Another novelist, Miss Austen, in her Mansfield Park , preserves the name of Repton, who was the last of the noted landscape gardeners of the last century: “Repton, or anybody of that sort,” says a certain Mr. Rushworth, “would certainly have the avenue at Sotherton down; the avenue that leads from the west front to the top of the hill, you know.” And this is just what Repton would have done. He was for ever cutting down avenues, and out of the five beautiful lime avenues at Cobham, which must have given such a stately appearance to the place, no less that four fell victims to his axe. The idea was of course that avenues prevented the ground from being picturesque and natural, and Mason, in his English Garden , urges “the cruel task, yet needful,” of breaking “th’ obdurate line” of trees, though

“A chosen few, – and yet, alas! but few —
Of these, the old protectors of the plain,
May yet be spared.”

The next marked development in gardening refers more particularly to the flower-garden itself. It was between the years 1835 and 1840 that the mode which we call “bedding-out” began to came into general fashion. John Caie, who was gardener to the Duke of Bedford, and afterwards at Inverary Castle, is often said to have originated the system; but Mr. Frost, writing from Dropmore to the editor of the Gardener’s Chronicle , says:

“I helped to fill the beds here in the spring of 1823, long before Mr. Caie had charge of the Campden Hill gardens. It was Lady Grenville who began the bedding system in the first place, but she quite abhorred both ribbon and carpet bedding. The dowager Duchess of Bedford used to visit the grounds here, and much admired the garden, and when she went to Campden Hill to live she sent Mr. Caie here to see the place, and very probably to take notes of what he saw.”
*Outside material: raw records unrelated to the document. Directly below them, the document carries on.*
# sanje2v/DualSuperResLearningForSemSeg

Measured on AMD Instinct MI355X. Metric: stage-3 train images/sec at 256x512->512x1024, higher is better.
Workload: dtype f32; 1 GPU; DSRL stage 3 (ResNet-101 OS16 + ASPP + SSSR/SISR decoders + FA loss), full train step, random-init weights, 256x512 input -> 512x1024 logits; global_batch=8, per_gpu_batch=8, parallelism=dp1, optimizer=SGD m0.9 wd5e-4 lr0.006

## Files before the change

dualsuperreslearningforsemseg_amd/_lib.py:

```python
import ctypes as C
import os

import torch

_HERE = os.path.dirname(os.path.abspath(__file__))
LIB_PATH = os.path.join(_HERE, 'libdsrl_hip.so')

fp = C.c_void_p
i32 = C.c_int
i64 = C.c_int64
u64 = C.c_uint64
u32 = C.c_uint32
f32 = C.c_float
sz = C.c_size_t
stream_t = C.c_void_p

_conv_shape = [i32] * 10


class WgradProblem(C.Structure):
    _fields_ = [('x', C.c_void_p), ('dy', C.c_void_p), ('dw', C.c_void_p)] + [(n, C.c_int32) for n in
                ('ldx', 'lddy', 'N', 'H', 'W', 'C', 'K', 'R', 'S', 'stride', 'pad', 'dil')] + [('x_amax', C.c_void_p), ('dy_amax', C.c_void_p)]


PROTOTYPES = {
    'dsrl_version': (i32, []),
    'dsrl_last_error': (C.c_char_p, []),
    'dsrl_device_check': (i32, [C.POINTER(i32)]),
    'dsrl_conv2d_fwd_workspace_bytes': (sz, _conv_shape),
    'dsrl_conv2d_fwd': (i32, [fp, i32, fp, fp, fp, i32] + _conv_shape + [fp, sz, stream_t]),
    'dsrl_conv2d_fwd_stats_parts': (i32, _conv_shape),
    'dsrl_conv2d_fwd_stats': (i32, [fp, i32, fp, fp, fp, i32] + _conv_shape + [fp, sz, fp, i32, stream_t]),
    'dsrl_conv2d_dgrad_workspace_bytes': (sz, _conv_shape),
    'dsrl_conv2d_transposed_filter_floats': (sz, [i32] * 4),
    'dsrl_conv2d_transpose_filter': (i32, [fp, fp, i32, i32, i32, i32, stream_t]),
    'dsrl_conv2d_transpose_filters_batched': (i32, [fp, i32, i64, stream_t]),
    'dsrl_conv2d_filters_amax_segment_floats': (i32, []),
    'dsrl_conv2d_filters_amax_batched': (i32, [fp, i64, stream_t]),
    'dsrl_conv2d_dgrad': (i32, [fp, i32, fp, fp, fp, i32] + _conv_shape + [fp, sz, stream_t]),
    'dsrl_conv2d_dgrad_stats_parts': (i32, _conv_shape),
    'dsrl_conv2d_dgrad_bnstats': (i32, [fp, i32, fp, fp, fp, i32] + _conv_shape + [fp, sz, fp, i32, fp, i32, fp, fp, i32, fp, i32, i32, stream_t]),
    'dsrl_conv2d_dgrad_accumulate': (i32, [fp, i32, fp, fp, fp, i32] + _conv_shape + [fp, sz, stream_t]),
    'dsrl_conv2d_wgrad_workspace_bytes': (sz, _conv_shape),
    'dsrl_conv2d_wgrad': (i32, [fp, i32, fp, i32, fp] + _conv_shape + [fp, sz, stream_t]),
    'dsrl_conv2d_wgrad_group_table_bytes': (sz, [i32]),
    'dsrl_conv2d_wgrad_group_workspace_bytes': (sz, [fp, i32]),
    'dsrl_conv2d_wgrad_group_plan': (i32, [fp, i32, fp, sz, fp, fp, sz]),
    'dsrl_conv2d_wgrad_group_launch': (i32, [fp, fp, stream_t]),
    'dsrl_amax': (i32, [fp, i32, i64, i32, fp, stream_t]),
    'dsrl_conv2d_fwd_amax': (i32, [fp, i32, fp, fp, fp, fp, fp, fp, i32] + _conv_shape + [fp, sz, fp, i32, stream_t]),
    'dsrl_conv2d_dgrad_amax': (i32, [fp, i32, fp, fp, fp, fp, fp, fp, i32] + _conv_shape + [fp, sz, fp, i32, fp, i32, fp, fp, i32, fp, i32, i32, stream_t]),
    'dsrl_conv2d_split_filters_batched': (i32, [fp, i32, i64, stream_t]),
    'dsrl_planes_lo_offset': (sz, [i64]),
    'dsrl_planes_bytes': (sz, [i64, i32]),
    'dsrl_split_planes': (i32, [fp, i32, i64, i32, fp, fp, i32, stream_t]),
    'dsrl_conv2d_filter_planes_batched': (i32, [fp, i32, i64, stream_t]),
    'dsrl_conv2d_fwd_planes': (i32, [fp, i32, fp, fp, fp, fp, fp, fp, fp, fp, i32] + _conv_shape + [fp, sz, fp, i32, stream_t]),
    'dsrl_conv2d_dgrad_planes': (i32, [fp, i32, fp, fp, fp, fp, fp, fp, fp, fp, i32] + _conv_shape + [fp, sz, fp, i32, fp, i32, fp, fp, i32, fp, i32, i32, stream_t]),
    'dsrl_conv2d_dgrad_planes_drop': (i32, [fp, i32, fp, fp, fp, fp, fp, fp, fp, fp, i32] + _conv_shape + [fp, sz, fp, i32, fp, i32, fp, fp, i32, f32, fp, i32, i32, stream_t]),
    'dsrl_conv2d_wgrad_amax': (i32, [fp, i32, fp, fp, i32, fp, fp] + _conv_shape + [fp, sz, stream_t]),
    'dsrl_conv_precision': (i32, [i32]),
    'dsrl_conv2d_inbounds_macs': (i64, _conv_shape),
    'dsrl_conv2d_rowfold_fwd_workspace_bytes': (sz, [i32] * 9),
    'dsrl_conv2d_rowfold_fwd': (i32, [fp, i32, fp, fp, fp, i32] + [i32] * 9 + [i64, fp, sz, stream_t]),
    'dsrl_conv2d_rowfold_wgrad_workspace_bytes': (sz, [i32] * 9),
    'dsrl_conv2d_rowfold_wgrad': (i32, [fp, i32, fp, i32, fp] + [i32] * 9 + [i64, fp, sz, stream_t]),
    'dsrl_pad_image_nhwc': (i32, [fp, i64, i64, i64, i64, fp] + [i32] * 9 + [stream_t]),
    'dsrl_colsum_workspace_bytes': (sz, [i64, i32]),
    'dsrl_colsum': (i32, [fp, i32, i64, i32, fp, fp, sz, stream_t]),
    'dsrl_bn_workspace_bytes': (sz, [i64, i32]),
    'dsrl_bn_stats_floats': (sz, [i32, i32, i32]),
    'dsrl_bn_stats': (i32, [fp, i32, i64, i32, f32, f32, fp, fp, fp, fp, fp, sz, stream_t]),
    'dsrl_bn_invstd_from_var': (i32, [fp, i32, f32, fp, stream_t]),
    'dsrl_bn_apply': (i32, [fp, i32, fp, i32, i64, i32, fp, fp, fp, fp, fp, i32, i32, f32, u64, u32, fp, stream_t]),
    'dsrl_bn_fused_max_blocks': (i32, [i32]),
    'dsrl_bn_fused_barrier_timeouts': (i32, [C.POINTER(i64)]),
    'dsrl_bn_train_fwd_from_stats': (i32, [fp, i32, fp, i32, i64, i32, f32, f32, fp, fp, fp, fp, fp, fp, fp, i32, i32, f32, u64, u32, fp, i32, fp, stream_t]),
    'dsrl_bn_train_fwd': (i32, [fp, i32, fp, i32, i64, i32, f32, f32, fp, fp, fp, fp, fp, fp, fp, i32, i32, f32, u64, u32, fp, sz, fp, stream_t]),
    'dsrl_bn_bwd': (i32, [fp, i32, fp, i32, fp, i32, fp, i32, fp, i32, i64, i32, fp, fp, fp, fp, fp, i32, f32, i32, fp, sz, fp, stream_t]),
    'dsrl_bn_bwd_from_stats': (i32, [fp, i32, fp, i32, fp, i32, fp, i32, fp, i32, i64, i32, fp, fp, fp, fp, fp, i32, i32, fp, i32, fp, stream_t]),
    'dsrl_bn_bwd_from_stats_drop': (i32, [fp, i32, fp, i32, fp, i32, fp, i32, fp, i32, i64, i32, fp, fp, fp, fp, fp, i32, f32, i32, fp, i32, fp, stream_t]),
    'dsrl_bn_bwd_from_stats_res_parts': (i32, [i64, i32, i32]),
    'dsrl_bn_bwd_from_stats_res': (i32, [fp, i32, fp, i32, fp, i32, fp, i32, fp, i32, i64, i32, fp, fp, fp, fp, fp, i32, f32, i32, fp, i32, fp, fp, i32, fp, fp, fp, i32, stream_t]),
    'dsrl_dropout_fwd': (i32, [fp, i32, fp, i32, i64, i32, f32, u64, u32, stream_t]),
    'dsrl_dropout_bwd': (i32, [fp, i32, fp, i32, i64, i32, f32, u64, u32, stream_t]),
    'dsrl_bilinear_ac_fwd': (i32, [fp, i32, fp, i32, i32, i32, i32, i32, i32, i32, stream_t]),
    'dsrl_bilinear_ac_bwd_workspace_bytes': (sz, [i32] * 6),
    'dsrl_bilinear_ac_bwd': (i32, [fp, i32, fp, i32, i32, i32, i32, i32, i32, i32, fp, sz, stream_t]),
    'dsrl_global_avgpool_fwd': (i32, [fp, i32, fp, i32, i32, i32, stream_t]),
    'dsrl_global_avgpool_bwd': (i32, [fp, fp, i32, i32, i32, i32, stream_t]),
    'dsrl_maxpool3x3s2_fwd': (i32, [fp, fp, fp, i32, i32, i32, i32, stream_t]),
    'dsrl_maxpool3x3s2_bwd': (i32, [fp, fp, fp, i32, i32, i32, i32, stream_t]),
    'dsrl_convt2x2_fwd': (i32, [fp, fp, fp, fp, i32, i32, i32, i32, i32, stream_t]),
    'dsrl_convt2x2_bwd_workspace_bytes': (sz, [i32] * 5),
    'dsrl_convt2x2_bwd': (i32, [fp, fp, fp, fp, fp, fp, i32, i32, i32, i32, i32, fp, sz, stream_t]),
    'dsrl_convt2x2_fwd_ce_supported': (i32, [fp, fp, i32, i32, i32, i32, i32]),
    'dsrl_convt2x2_fwd_ce_workspace_bytes': (sz, [i32, i32, i32]),
    'dsrl_convt2x2_fwd_ce': (i32, [fp, fp, fp, fp, i32, i32, i32, i32, i32, fp, i32, fp, fp, fp, sz, stream_t]),
    'dsrl_convt2x2_bwd_ce_supported': (i32, [fp, fp, fp, i32, i32, i32, i32, i32]),
    'dsrl_convt2x2_bwd_ce': (i32, [fp, fp, fp, fp, i32, fp, fp, fp, i32, fp, fp, fp, i32, i32, i32, i32, i32, fp, sz, stream_t]),
    'dsrl_pixel_shuffle_fwd': (i32, [fp, fp, i32, i32, i32, i32, i32, stream_t]),
    'dsrl_pixel_shuffle_bwd': (i32, [fp, fp, i32, i32, i32, i32, i32, stream_t]),
    'dsrl_pointwise_strided_fwd': (i32, [fp, fp, fp, i32, i32, i32, i32, i32, stream_t]),
    'dsrl_pointwise_strided_bwd_workspace_bytes': (sz, [i32] * 5),
    'dsrl_pointwise_strided_bwd': (i32, [fp, fp, fp, fp, fp, i32, i32, i32, i32, i32, i32, fp, sz, stream_t]),
    'dsrl_copy2d': (i32, [fp, i32, fp, i32, i64, i32, stream_t]),
    'dsrl_cat_channels_supported': (i32, [fp, fp, fp, i32, fp, i32, i64]),
    'dsrl_cat_channels': (i32, [fp, fp, fp, i32, fp, i32, i64, fp, stream_t]),
    'dsrl_nchw_to_nhwc': (i32, [fp, fp, i32, i32, i32, i32, i32, stream_t]),
    'dsrl_ce_workspace_bytes': (sz, [i64]),
    'dsrl_ce_fwd': (i32, [fp, i32, fp, i64, i32, i32, fp, fp, sz, stream_t]),
    'dsrl_ce_bwd': (i32, [fp, i32, fp, i64, i32, i32, fp, fp, fp, i32, stream_t]),
    'dsrl_mse_workspace_bytes': (sz, [i64]),
    'dsrl_mse_fwd': (i32, [fp, fp, i64, fp, fp, sz, stream_t]),
    'dsrl_mse_bwd': (i32, [fp, fp, i64, fp, fp, stream_t]),
    'dsrl_ce_fused_workspace_bytes': (sz, [i64]),
    'dsrl_ce_fused': (i32, [fp, i32, fp, i64, i32, i32, fp, i32, fp, fp, fp, sz, stream_t]),
    'dsrl_mse_fused': (i32, [fp, fp, i64, f32, fp, fp, fp, fp, sz, stream_t]),
    'dsrl_loss_mix': (i32, [fp, fp, fp, f32, f32, fp, fp, stream_t]),
    'dsrl_fa_saved_floats': (sz, [i32] * 5),
    'dsrl_fa_workspace_bytes': (sz, [i32] * 5),
    'dsrl_fa_fwd': (i32, [fp, fp, i32, i32, i32, i32, i64, i64, i64, i64, i32, i32, fp, fp, fp, sz, stream_t]),
    'dsrl_fa_bwd': (i32, [fp, fp, i32, i32, i32, i32, i64, i64, i64, i64, i32, i32, fp, fp, fp, fp, fp, sz, stream_t]),
    'dsrl_seg_metrics': (i32, [fp, i32, fp, i64, i32, i32, fp, stream_t]),
    'dsrl_sssr_tail_predict_supported': (i32, [i32] * 6),
    'dsrl_sssr_tail_predict_workspace_bytes': (sz, [i32] * 3),
    'dsrl_sssr_tail_predict': (i32, [fp, i32] + [i32] * 6 + [fp] * 9 + [i32, fp, fp, fp, fp, sz, stream_t]),
    'dsrl_fingerprint_segment_words': (i32, []),
    'dsrl_fingerprint_segments': (i32, [fp, i64, fp, fp, fp, i32, stream_t]),
    'dsrl_class_map_visualize': (i32, [fp, fp, fp, fp, fp, i32, i32, i32, i32, C.c_double, stream_t]),
    'dsrl_prepare_batch': (i32, [fp, fp, fp, C.POINTER(f32), C.POINTER(f32), fp, fp, fp, i32, i32, i32, i32, i32, stream_t]),
    'dsrl_augment_geometry': (i32, [fp, fp, fp, fp, fp, fp, i32, i32, i32, stream_t]),
    'dsrl_prepare_batch_augmented': (i32, [fp, fp, fp, C.POINTER(f32), C.POINTER(f32), fp, fp, fp, i32, i32, i32, i32, i32, fp, stream_t]),
    'dsrl_sgd_step': (i32, [fp, fp, fp, i64, f32, f32, f32, f32, stream_t]),
    'dsrl_sgd_step_dev': (i32, [fp, fp, fp, i64, fp, stream_t]),
    'dsrl_sgd_step_dev_segments': (i32, [fp, fp, fp, fp, i64, fp, stream_t]),
    'dsrl_nan_check': (i32, [fp, i64, fp, stream_t]),
    'dsrl_rng_bind_device_key': (i32, [fp]),
    'dsrl_rng_advance_key': (i32, [fp, stream_t]),
    'dsrl_prof_enable': (i32, [i32]),
    'dsrl_prof_read': (i32, [i32, C.POINTER(i64), C.POINTER(C.c_double), C.POINTER(C.c_double)]),
    'dsrl_prof_read_bytes': (i32, [i32, C.POINTER(C.c_double)]),
    'dsrl_prof_kernel_name': (C.c_char_p, [i32]),
}
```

It would thus appear that to Lady Grenville in her Dropmore gardens the credit of being the first to bed-out may fairly belong. But some fifteen years passed before the system was generally adopted. It then grew rapidly in favour, and before long it was clear that the whole character of the English garden would be changed. One of the first plants to be bedded-out extensively was the “Tom Thumb” pelargonium, or geranium as it was then more commonly called; it was a dwarf scarlet, and was considered to be of great beauty till the better varieties were introduced. Then followed verbeneas, calceolarias, and other flowers, which could be kept as cuttings through the winter, and then be planted out when summer weather made it safe to do so. And there were many advantages in bedding-out. In large public gardens, where a glow of colour only was wanted, where no one stopped to look at any particular plant, and where a certain uniformity of growth was essential, it answered extremely well. In gardens which are, as it were, the approaches of great houses, and which seem laid out rather by the architect than the gardener, the bedding-out system was both convenient in itself and striking in its effect. Nothing for instance, in its way, can be more beautiful than to look down from the long gallery at Crewe Hall upon the formal garden with its curves of variegated gravel and its thick box edging, its broad terraced walks and flights of steps, guarded by quaintly-carved balustrades and strange heraldic monsters. But it hardly strikes one as a garden; it is rather an appendage to the house itself, adding to its stateliness, and recalling, by its prevailing colours of buff and blue, the old traditions of the family.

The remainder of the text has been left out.